One Hit Wonders Of The Simpsons

 It is tough to form an opinion from the 400 plus episodes of The Simpsons so I will not even try. I will say I like the first five seasons much more than any of the others and I feel I am not alone on that. For 18 years the animation has been apart of pop culture and has cleverly covered the “normal” nuclear family and the perils of suburban life.  The one thing, however, about The Simpsons are the rich and indepth characters. For as long as the show is on the air, these characters have their own thirty minutes of spot light like McBain and his daughter dating Bart to Moe and his found riches in the “Flaming Moe.” But the characters I always enjoyed were the ones who came and left, never to be seen on another episode again even though they touched us (and the Simpson family) the most. Here are the ones that stand out to me.

           

       Lisa’s substitue, Mr. Bergstrom was such a great character. He was a traveling teacher that moves from town to town, teaching from his heart rather than from a lesson plan.  Lisa sees Mr. Bergstrom as the one person in the town of Springfield who appriciates her talents. She also developes a crush on him and knows he is intellectually superior to the only other man in her life, her father Homer. Unfortunatly for Lisa, as quickly as he came into her life he left. Mr. Bergstrom left by train to another town where he can inspire more kids to be who they are. But before he boards the train he is confronted by Lisa and he leaves her a note for insperation when ever she is down. It reads “You are Lisa Simpson.”

              

                                                        

     I don’t know why but I was touched a little. I hope there are Mr. Bergstom’s among the teachers in America.  Maybe it was Dustin Hoffman’s voice for Mr. Bergstrom that made his character so likable but I can watch this episode over and over and I still feel a heavy heart when Lisa reads his note. I have to remember it’s a cartoon.

         

           Another great character that only had a brief time in the spotlight was Karl. Karl was the angel in disguise that helped out Homer as his personal assistant. Homer cheated the system by comitting insurance fraud for a miracle hair replacement drug which by looks alone propelled him up the corperate ladder after his hair grew in over night. With a new position, Karl came to the rescue and gave Homer the confidence and knowlege to be a sucess. But soon Homer was found out and Karl, like a soldier, took the blame and was terminated. He even gave Homer his umbrella and walked to his car in the rain after his dismissal. What a guy.  Some say he was gay and had a crush on Homer but I like to think he is just a nice person who gives a strange his all.

       More tomorrow!   

       It’s tomorrow!

        

        Beatrice Simmons also only had a short stay on the Simpsons. She stole Abe Simpson’s heart when they accidently had their pills mixed up at the retirement home. With one look at each other they fell in love and spent the day doing what old people do. Personally, I liked the provocative pill scene. Unfortunatly, good intentions from the Simpson family to take Abe on a day adventure to Discount Lion Safari, Abe missed Bea’s birthday and she also passed away during the night. But to show her “undying” love, she left Abe $100,00 dollars in her will. Determined to enjoy his new found riches, he spent the day trying to have fun but ultimately came to the conclusion that no amount of money can mend his broken heart. So with much thought he finally decided to spend the money and bring back dignity to the retirement home where he met Beatrice to begin with. Great story.
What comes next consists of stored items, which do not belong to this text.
Measured before the change: 15030.

## Fuse up to seven FED diffusion steps into one level-march kernel

The level-march kernel now accepts 5 to 7 fused explicit diffusion steps for even-width levels that are not the first of an octave. It uses LDS-backed previous rows and a shorter register window, plus extra conductivity history registers. This avoids a separate remainder pass over the level when the FED cycle has more than four steps. The cost is a deeper halo, larger minimum band rows, more registers and LDS per block, and recomputed edge-column handling. A schedule knob can restore the four-step cap.

```diff
diff --git a/akaze-rust_amd/csrc/akz_api.cpp b/akaze-rust_amd/csrc/akz_api.cpp
--- a/akaze-rust_amd/csrc/akz_api.cpp
+++ b/akaze-rust_amd/csrc/akz_api.cpp
@@ -431,17 +431,19 @@
 const char* akz_fed_kernel_name(void) { return "k_level_march + k_fed_own"; }
 int akz_debug_march_bands(int kind, uint32_t w, uint32_t h, uint32_t n, int half_width, int32_t* rows, uint32_t cap,
                           uint32_t* n_bands) {
-    if (!n_bands || (cap && !rows) || kind < 0 || kind > 1 || w < 16 || h < 16 || n == 0 || half_width < 1 || half_width > 4)
+    if (!n_bands || (cap && !rows) || kind < 0 || kind > 2 || w < 16 || h < 16 || n == 0 || half_width < 1 || half_width > (kind == 2 ? 7 : 4))
         return AKZ_ERR_INVALID_ARG;
     *n_bands = launch::march_band_rows(kind, w, h, n, half_width, rows, cap);
     return AKZ_OK;
 }
 const char* akz_detector_kernel_name(void) { return "detector (k_detector_march + k_detector_tiled)"; }
 int akz_debug_set_schedule(akz_ctx* c, int key, int value) {
-    if (!c || key < 0 || key > 10) return AKZ_ERR_INVALID_ARG;
+    if (!c || key < 0 || key > 11) return AKZ_ERR_INVALID_ARG;
     AKZ_TRY(bind(c));
     c->sched[key] = value;
     if (key == 7 || key == 8) launch::march_min_band_rows(c->sched[7], c->sched[8]);
+    if (key == 11)
+        for (akz_ctx* l : c->lanes) l->sched[11] = value;
     if (key == 4) {
         c->big_px_sync = value > 0 ? (uint64_t)value * 1000u : gates::kBigPxSync;
         c->big_px_async = value > 0 ? (uint64_t)value * 1000u : gates::kBigPxAsync;
diff --git a/akaze-rust_amd/csrc/akz_ctx.hpp b/akaze-rust_amd/csrc/akz_ctx.hpp
--- a/akaze-rust_amd/csrc/akz_ctx.hpp
+++ b/akaze-rust_amd/csrc/akz_ctx.hpp
@@ -148,7 +148,7 @@
     int prep_mode = 2;
     int det_mode = 2;
     int fed_mode = 2;
-    int sched[11] = {0, 1, 0, 0, 0, 0, 0, 0, 0, 0, 0};
+    int sched[12] = {0, 1, 0, 0, 0, 0, 0, 0, 0, 0, 0, 0};
     uint64_t big_px = gates::kBigPxAsync;
     uint64_t big_px_sync = gates::kBigPxSync, big_px_async = gates::kBigPxAsync;
     uint64_t lane_px = gates::kLanePx;
diff --git a/akaze-rust_amd/csrc/akz_extract_begin.cpp b/akaze-rust_amd/csrc/akz_extract_begin.cpp
--- a/akaze-rust_amd/csrc/akz_extract_begin.cpp
+++ b/akaze-rust_amd/csrc/akz_extract_begin.cpp
@@ -87,7 +87,9 @@
         } else if (!lv.tau.empty() && c->fed_mode == 2 && launch::level_march_supported(lv.w, lv.h) &&
                    (c->prep_mode == 3 || (c->prep_mode == 2 && lpx >= gates::kLevelMarchPx))) {
             q.prep = Prep::LevelMarch;
-            q.n1 = std::min<uint32_t>((uint32_t)lv.tau.size(), 4u);
+            const uint32_t n_tau = (uint32_t)lv.tau.size();
+            const uint32_t cap = c->sched[11] ? 4u : launch::level_march_max_steps(lv.w, lv.h, half);
+            q.n1 = n_tau <= cap ? n_tau : std::min<uint32_t>(n_tau, 4u);
             q.rem = (uint32_t)lv.tau.size() - q.n1;
             q.fold_half = half && launch::level_march_half_supported(lv.w, lv.h, pv.w, pv.h, q.n1);
         } else if (c->prep_mode != 0 && launch::prep_stream_supported(lv.w, lv.h) &&
@@ -218,7 +220,7 @@
         launch::half_size(b.ls, b.P(i - 1, AKZ_LT), hb, pv.w, pv.h, n);
         level_in = hb;
     }
-    float ht[4];
+    float ht[7];
     for (uint32_t j = 0; j < n1; ++j) ht[j] = 0.5f * (float)lv.tau[j];
     {
         StageTimer st(c, AKZ_ST_FED);
diff --git a/akaze-rust_amd/csrc/akz_internal.hpp b/akaze-rust_amd/csrc/akz_internal.hpp
--- a/akaze-rust_amd/csrc/akz_internal.hpp
+++ b/akaze-rust_amd/csrc/akz_internal.hpp
@@ -204,6 +204,7 @@
                     uint32_t k_pow);
 void march_min_band_rows(int detector, int level);
 bool level_march_supported(uint32_t w, uint32_t h);
+uint32_t level_march_max_steps(uint32_t w, uint32_t h, bool half);
 bool level_march_half_supported(uint32_t w, uint32_t h, uint32_t pw, uint32_t ph, uint32_t n_steps);
 void level_march(hipStream_t s, const float* prev, float* lsmooth, float* lflow, float* lt_out, float* lstep, uint32_t w,
                  uint32_t h, uint32_t n, const float* g3, const double* d_k, uint32_t k_pow, const float* half_taus,
diff --git a/akaze-rust_amd/csrc/akz_march.hip b/akaze-rust_amd/csrc/akz_march.hip
--- a/akaze-rust_amd/csrc/akz_march.hip
+++ b/akaze-rust_amd/csrc/akz_march.hip
@@ -349,7 +349,7 @@
 }
 
 struct LevelTaus {
-    float half_tau[4];
+    float half_tau[7];
 };
 __device__ __forceinline__ f2 lds2(const float* p) { return f2{p[0], p[1]}; }
 __device__ __forceinline__ f2 tap3(f2 a, f2 b, f2 c, float k0, float k1, float k2) {
@@ -368,9 +368,14 @@
               float* __restrict__ lt_out, float* __restrict__ lstep_out, int w, int h, MarchGrid g, float g0, float g1,
               float g2, float kn, float kwn, const double* __restrict__ d_k, unsigned k_pow, LevelTaus ht, int pw = 0, int ph = 0) {
     static_assert(!(HALF && ODDW), "the 2x2 mean is folded in for even level widths only");
-    static_assert(N >= 1 && N <= 4, "fused diffusion steps");
+    static_assert(N >= 1 && N <= 7, "fused diffusion steps");
+    static_assert(N <= 4 || !(ODDW || HALF), "more than four fused steps: even widths, not the first level of an octave");
     static_assert(N + 3 <= HALO, "strip halo");
     constexpr int NPL = 3 + N;
+    constexpr bool DEEP = N > 4;
+    constexpr int CXN = N > 5 ? N - 5 : 0;
+    constexpr int SXN = DEEP ? 8 : 4;
+    constexpr int WN = DEEP ? 1 : 4;
 #ifndef AKZ_LEVEL_PF
 #define AKZ_LEVEL_PF 2
 #endif
@@ -397,6 +402,13 @@
     const int i1 = PAD + clampi(clampi(C.x0 + 1, 1, w - 2) - X0, 0, MW - 1) - 1;
     const int wi = PAD + p0;
     const bool edge_h = __ballot(i0 != wi - 1 || i1 != wi) != 0ull;
+    auto col_here = [&]() -> int {
+        int x = C.x0;
+        asm volatile("" : "+v"(x));
+        return x;
+    };
+    auto tap_i0 = [&](int x) -> int { return PAD + clampi(clampi(x, 1, w - 2) - X0, 0, MW - 1) - 1; };
+    auto tap_i1 = [&](int x) -> int { return PAD + clampi(clampi(x + 1, 1, w - 2) - X0, 0, MW - 1) - 1; };
     const bool hxn0 = C.x0 > 0, hxp0 = C.x0 + 1 < w, hxn1 = C.x0 + 1 > 0, hxp1 = C.x0 + 2 < w;
     const bool edge_col = __ballot(!(hxn0 && hxp0 && hxn1 && hxp1)) != 0ull;
 
@@ -445,15 +457,25 @@
     const f2 zero = {0.0f, 0.0f};
     f2 LP[8], CR[8];
     f2 GH[4], HM[4], HO[4];
-    f2 SXW[4], SXE[4];
-    f2 W[N > 1 ? N - 1 : 1][4];
+    f2 SXW[SXN], SXE[SXN];
+    f2 W[N > 1 ? N - 1 : 1][WN];
+    f2 CX[CXN > 0 ? CXN : 1];
 #pragma unroll
     for (int i = 0; i < 8; ++i) LP[i] = CR[i] = zero;
 #pragma unroll
-    for (int i = 0; i < 4; ++i) {
-        GH[i] = HM[i] = HO[i] = SXW[i] = SXE[i] = zero;
+    for (int i = 0; i < (CXN > 0 ? CXN : 1); ++i) CX[i] = zero;
+#pragma unroll
+    for (int i = 0; i < SXN; ++i) SXW[i] = SXE[i] = zero;
+#pragma unroll
+    for (int i = 0; i < 4; ++i) GH[i] = HM[i] = HO[i] = zero;
+#pragma unroll
+    for (int i = 0; i < WN; ++i) {
 #pragma unroll
         for (int j = 0; j < (N > 1 ? N - 1 : 1); ++j) W[j][i] = zero;
+    }
+    if constexpr (DEEP) {
+#pragma unroll
+        for (int s = 1; s <= N; ++s) *reinterpret_cast<f2*>(&s_row[1][2 + s][wi]) = zero;
     }
     f2 ls_c = zero, lf_c = zero, gh_c = zero;
 
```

     I think each of these three characters are far too rich to keep forever on the Simpsons. They bring a moral lesson to their own episode and help shape the main characters for future seasons. Mr. Bergstrom reinforced the need for Lisa to be proud of herself. Karl brought the same lesson to Homer but also taught him the lesson selflessness. Last but not least, Abe’s lost love, Beatrice, gave him love and the ability to bring dignity to the aging population of the retirement home. While all these characters are great I understand why they are the one hit wonders of the Simpsons. To bring morality lessons to the show we don’t need to see their faults. They are a bright spot in a long airing series and their mark has been left for all the future seasons.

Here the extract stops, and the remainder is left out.